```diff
+      }(std::make_integer_sequence<int, NSLOT - FIRST>{});
+      if constexpr (!LAST) {
+        constexpr int NK = 8 / NW + 2, NV = 8 / NW;
+        if (PH >= 0 || kt + 3 < ntiles) asm volatile("s_waitcnt vmcnt(%0)" ::"n"(NK + NV) : "memory");
+        else if (kt + 2 < ntiles) asm volatile("s_waitcnt vmcnt(%0)" ::"n"(NV) : "memory");
+        else asm volatile("s_waitcnt vmcnt(0)" ::: "memory");
+        __syncthreads();
+      }
+    };
+    using Ph = std::integral_constant<int, -1>;
+    int kt = 0;
+    for (; kt + 9 < ntiles; kt += 6) {
+      iter(std::false_type{}, std::false_type{}, std::integral_constant<int, 0>{}, kt, sa, sb);
+      iter(std::false_type{}, std::false_type{}, std::integral_constant<int, 1>{}, kt + 1, sb, sa);
+      iter(std::false_type{}, std::false_type{}, std::integral_constant<int, 2>{}, kt + 2, sa, sb);
+      iter(std::false_type{}, std::false_type{}, std::integral_constant<int, 0>{}, kt + 3, sb, sa);
+      iter(std::false_type{}, std::false_type{}, std::integral_constant<int, 1>{}, kt + 4, sa, sb);
+      iter(std::false_type{}, std::false_type{}, std::integral_constant<int, 2>{}, kt + 5, sb, sa);
+    }
+    for (; kt + 3 < ntiles; kt += 2) {
+      iter(std::false_type{}, std::false_type{}, Ph{}, kt, sa, sb);
+      iter(std::false_type{}, std::false_type{}, Ph{}, kt + 1, sb, sa);
+    }
+    if (kt + 3 == ntiles) {
+      iter(std::false_type{}, std::false_type{}, Ph{}, kt, sa, sb);
+      iter(std::false_type{}, std::true_type{}, Ph{}, kt + 1, sb, sa);
+      iter(std::true_type{}, std::false_type{}, Ph{}, kt + 2, sa, sb);
+    } else if (kt + 2 == ntiles) {
+      iter(std::false_type{}, std::true_type{}, Ph{}, kt, sa, sb);
+      iter(std::true_type{}, std::false_type{}, Ph{}, kt + 1, sb, sa);
+    } else {
+      iter(std::true_type{}, std::false_type{}, Ph{}, kt, sa, sb);
+    }
+  } else {
+    auto iter = [&](auto last_t, auto tail_t, int kt, f32x16 (&sc)[2], f32x16 (&sn)[2]) {
+      constexpr bool LAST = decltype(last_t)::value, TAIL = decltype(tail_t)::value;
+      constexpr int FIRST = LAST ? 12 : 0;
+      const RdAddr ra = rd_addr(kslot(kt + 1), vslot(kt));
+      if constexpr (!LAST) {
         if (kt + 2 < ntiles) stage_kv1<NW, true>(a, head_off, kt + 2, kslot(kt), wave, lane_off(kt + 2));
         stage_kv1<NW, false, PV8>(a, head_off, kt + 1, vslot(kt + 1), wave, lane_off(kt + 1));
       }
-    }
-    bf16x8 p16[4];
-    i32x8 p8, pl8;
-    float tmax = -1.0e30f, m_new, alpha, psum = 0.f;
-    auto valu_chunk = [&](auto c_t) {
-      constexpr int C = decltype(c_t)::value;
-      if constexpr (C < 2) {
-#pragma unroll
-        for (int r = 0; r < 16; ++r) {
-          if (TAIL) {
-            const int key = kt * KB + C * 32 + (r & 3) + 8 * (r >> 2) + 4 * half;
-            sc[C][r] = key < a.S ? sc[C][r] : -1.0e30f;
+      bf16x8 p16[4];
+      i32x8 p8, pl8;
+      float tmax = -1.0e30f, m_new, alpha, psum = 0.f;
+      auto valu_chunk = [&](auto c_t) {
+        constexpr int C = decltype(c_t)::value;
+        if constexpr (C < 2) {
+#pragma unroll
+          for (int r = 0; r < 16; ++r) {
+            if (TAIL) {
+              const int key = kt * KB + C * 32 + (r & 3) + 8 * (r >> 2) + 4 * half;
+              sc[C][r] = key < a.S ? sc[C][r] : -1.0e30f;
+            }
+            tmax = fmaxf(tmax, sc[C][r]);
           }
-          tmax = fmaxf(tmax, sc[C][r]);
-        }
-        if constexpr (C == 1) {
-          tmax = fmaxf(tmax, __shfl_xor(tmax, 32));
-          m_new = fmaxf(m_run, tmax);
-          alpha = __builtin_amdgcn_exp2f(m_run - m_new);
-          m_run = m_new;
-        }
-      } else if constexpr (C < 10) {
-        constexpr int e = C - 2, kt2 = e >> 2, r4 = e & 3;
-#pragma unroll
-        for (int j = 0; j < 4; ++j) {
-          const float pv = __builtin_amdgcn_exp2f(sc[kt2][4 * r4 + j] - m_new);
-          sc[kt2][4 * r4 + j] = pv;
-          psum += pv;
-          p16[2 * kt2 + (r4 >> 1)][4 * (r4 & 1) + j] = (short)f32_to_f16(pv);
-        }
-      } else if constexpr (C < 12) {
-        constexpr int et = C - 10;
-#pragma unroll
-        for (int r = 0; r < 16; ++r) {
-          oacc[et][r] *= alpha;
-        }
-        if constexpr (et == 1) l_run = l_run * alpha + psum;
-      } else if constexpr (C < 20 && PV8) {
-        constexpr int I = C - 12, c2 = I >> 2, r4 = I & 3;
-        float lo[4];
-#pragma unroll
-        for (int j = 0; j < 4; ++j) lo[j] = __builtin_fmaf(f16_to_f32((bf16_t)p16[2 * c2 + (r4 >> 1)][4 * (r4 & 1) + j]), -1.0f, sc[c2][4 * r4 + j]);
-        p8[4 * c2 + r4] = fp8x4_scaled<kF8P>(sc[c2][4 * r4], sc[c2][4 * r4 + 1], sc[c2][4 * r4 + 2], sc[c2][4 * r4 + 3]);
-        pl8[4 * c2 + r4] = fp8x4_scaled<kF8P + kF8Lo>(lo[0], lo[1], lo[2], lo[3]);
-      }
+          if constexpr (C == 1) {
+            tmax = fmaxf(tmax, __shfl_xor(tmax, 32));
+            m_new = fmaxf(m_run, tmax);
+            alpha = __builtin_amdgcn_exp2f(m_run - m_new);
+            m_run = m_new;
+          }
+        } else if constexpr (C < 10) {
+          constexpr int e = C - 2, kt2 = e >> 2, r4 = e & 3;
+#pragma unroll
+          for (int j = 0; j < 4; ++j) {
+            const float pv = __builtin_amdgcn_exp2f(sc[kt2][4 * r4 + j] - m_new);
+            sc[kt2][4 * r4 + j] = pv;
+            psum += pv;
+            p16[2 * kt2 + (r4 >> 1)][4 * (r4 & 1) + j] = (short)f32_to_f16(pv);
+          }
+        } else if constexpr (C < 12) {
+          constexpr int et = C - 10;
+#pragma unroll
+          for (int r = 0; r < 16; ++r) {
+            oacc[et][r] *= alpha;
+          }
+          if constexpr (et == 1) l_run = l_run * alpha + psum;
+        } else if constexpr (C < 20 && PV8) {
+          constexpr int I = C - 12, c2 = I >> 2, r4 = I & 3;
+          float lo[4];
+#pragma unroll
+          for (int j = 0; j < 4; ++j) lo[j] = __builtin_fmaf(f16_to_f32((bf16_t)p16[2 * c2 + (r4 >> 1)][4 * (r4 & 1) + j]), -1.0f, sc[c2][4 * r4 + j]);
+          p8[4 * c2 + r4] = fp8x4_scaled<kF8P>(sc[c2][4 * r4], sc[c2][4 * r4 + 1], sc[c2][4 * r4 + 2], sc[c2][4 * r4 + 3]);
+          pl8[4 * c2 + r4] = fp8x4_scaled<kF8P + kF8Lo>(lo[0], lo[1], lo[2], lo[3]);
+        }
+      };
+      auto mma = [&](auto slot_t, const i32x8& f) {
+        constexpr int SLOT = decltype(slot_t)::value;
+        if constexpr (SLOT < 12) qk_mma(slot_t, f, sn);
+        else if constexpr (SLOT < 20) {
+          constexpr int I = SLOT - 12, kt2 = I >> 2, s2 = (I >> 1) & 1, et = I & 1;
+          const bf16x8 vh = __builtin_bit_cast(bf16x8, (i32x4_t){f[0], f[1], f[2], f[3]});
+          oacc[et] = mfma32<true>(vh, p16[2 * kt2 + s2], oacc[et]);
+        } else {
+          constexpr int I = SLOT - 20, et = I >> 1, lo = I & 1;
+          if constexpr (lo == 0) oacc[et] = mfma32_f8<e8m0(-kF8KV), e8m0(-kF8P - kF8Lo)>(f, pl8, oacc[et]);
+          else oacc[et] = mfma32_f8<e8m0(-kF8KV - kF8Lo), e8m0(-kF8P)>(f, p8, oacc[et]);
+        }
+      };
+      i32x8 ring[RING];
+      [&]<int... P>(std::integer_sequence<int, P...>) { (read_slot(std::integral_constant<int, FIRST + P>{}, ra, ring[(FIRST + P) % RING], I0{}, I0{}), ...); }(std::make_integer_sequence<int, DEPTH>{});
+      if constexpr (LAST) {
+        [&]<int... C>(std::integer_sequence<int, C...>) { (valu_chunk(std::integral_constant<int, C>{}), ...); }(std::make_integer_sequence<int, 12>{});
+      }
+      [&]<int... J>(std::integer_sequence<int, J...>) {
+        ([&] {
+          constexpr int I = FIRST + J;
+          if constexpr (I + DEPTH < NSLOT) read_slot(std::integral_constant<int, I + DEPTH>{}, ra, ring[(I + DEPTH) % RING], I0{}, I0{});
+          if constexpr (!LAST || I >= 12) valu_chunk(std::integral_constant<int, I>{});
+          __builtin_amdgcn_sched_barrier(0);
+          mma(std::integral_constant<int, I>{}, ring[I % RING]);
+          __builtin_amdgcn_sched_barrier(0);
+        }(), ...);
+      }(std::make_integer_sequence<int, NSLOT - FIRST>{});
+      asm volatile("s_waitcnt vmcnt(0)" ::: "memory");
+      __syncthreads();
     };
-    auto mma = [&](auto slot_t, const i32x8& f) {
-      constexpr int SLOT = decltype(slot_t)::value;
-      if constexpr (SLOT < 12) qk_mma(slot_t, f, sn);
-      else if constexpr (SLOT < 20) {
-        constexpr int I = SLOT - 12, kt2 = I >> 2, s2 = (I >> 1) & 1, et = I & 1;
-        const bf16x8 vh = __builtin_bit_cast(bf16x8, (i32x4_t){f[0], f[1], f[2], f[3]});
-        oacc[et] = mfma32<true>(vh, p16[2 * kt2 + s2], oacc[et]);
-      } else {
-        constexpr int I = SLOT - 20, et = I >> 1, lo = I & 1;
-        if constexpr (lo == 0) oacc[et] = mfma32_f8<e8m0(-kF8KV), e8m0(-kF8P - kF8Lo)>(f, pl8, oacc[et]);
-        else oacc[et] = mfma32_f8<e8m0(-kF8KV - kF8Lo), e8m0(-kF8P)>(f, p8, oacc[et]);
-      }
-    };
-    i32x8 ring[RING];
-    [&]<int... P>(std::integer_sequence<int, P...>) { (read_slot(std::integral_constant<int, FIRST + P>{}, ra, ring[(FIRST + P) % RING]), ...); }(std::make_integer_sequence<int, DEPTH>{});
-    if constexpr (LAST) {
-      [&]<int... C>(std::integer_sequence<int, C...>) { (valu_chunk(std::integral_constant<int, C>{}), ...); }(std::make_integer_sequence<int, 12>{});
-    }
-    [&]<int... J>(std::integer_sequence<int, J...>) {
-      ([&] {
-        constexpr int I = FIRST + J;
-        if constexpr (I + DEPTH < NSLOT) read_slot(std::integral_constant<int, I + DEPTH>{}, ra, ring[(I + DEPTH) % RING]);
-        if constexpr (!LAST || I >= 12) valu_chunk(std::integral_constant<int, I>{});
-        __builtin_amdgcn_sched_barrier(0);
-        mma(std::integral_constant<int, I>{}, ring[I % RING]);
-        __builtin_amdgcn_sched_barrier(0);
-      }(), ...);
-    }(std::make_integer_sequence<int, NSLOT - FIRST>{});
-    if constexpr (RING3 && !LAST) {
-      constexpr int NK = 8 / NW + 2, NV = 8 / NW;
-      if (kt + 3 < ntiles) asm volatile("s_waitcnt vmcnt(%0)" ::"n"(NK + NV) : "memory");
-      else if (kt + 2 < ntiles) asm volatile("s_waitcnt vmcnt(%0)" ::"n"(NV) : "memory");
-      else asm volatile("s_waitcnt vmcnt(0)" ::: "memory");
+    int kt = 0;
+    for (; kt + 2 < ntiles; kt += 2) {
+      iter(std::false_type{}, std::false_type{}, kt, sa, sb);
+      iter(std::false_type{}, std::false_type{}, kt + 1, sb, sa);
+    }
+    if (kt + 2 == ntiles) {
+      iter(std::false_type{}, std::false_type{}, kt, sa, sb);
+      if (a.S % KB) iter(std::true_type{}, std::true_type{}, kt + 1, sb, sa);
+      else iter(std::true_type{}, std::false_type{}, kt + 1, sb, sa);
     } else {
-      asm volatile("s_waitcnt vmcnt(0)" ::: "memory");
-    }
-    __syncthreads();
-  };
-  int kt = 0;
-  for (; kt + 2 < ntiles; kt += 2) {
-    iter(std::false_type{}, std::false_type{}, kt, sa, sb);
-    iter(std::false_type{}, std::false_type{}, kt + 1, sb, sa);
-  }
-  if (kt + 2 == ntiles) {
-    iter(std::false_type{}, std::false_type{}, kt, sa, sb);
-    if (a.S % KB) iter(std::true_type{}, std::true_type{}, kt + 1, sb, sa);
-    else iter(std::true_type{}, std::false_type{}, kt + 1, sb, sa);
-  } else {
-    if (a.S % KB) iter(std::true_type{}, std::true_type{}, kt, sa, sb);
-    else iter(std::true_type{}, std::false_type{}, kt, sa, sb);
+      if (a.S % KB) iter(std::true_type{}, std::true_type{}, kt, sa, sb);
+      else iter(std::true_type{}, std::false_type{}, kt, sa, sb);
+    }
+
   }
 
   const float l_tot = l_run + __shfl_xor(l_run, 32);
```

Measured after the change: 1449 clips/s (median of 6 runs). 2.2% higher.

Your task: Count up the lines of the listing in which the word "volatile" occurs, then state that number by itself.

Response to this exercise: 8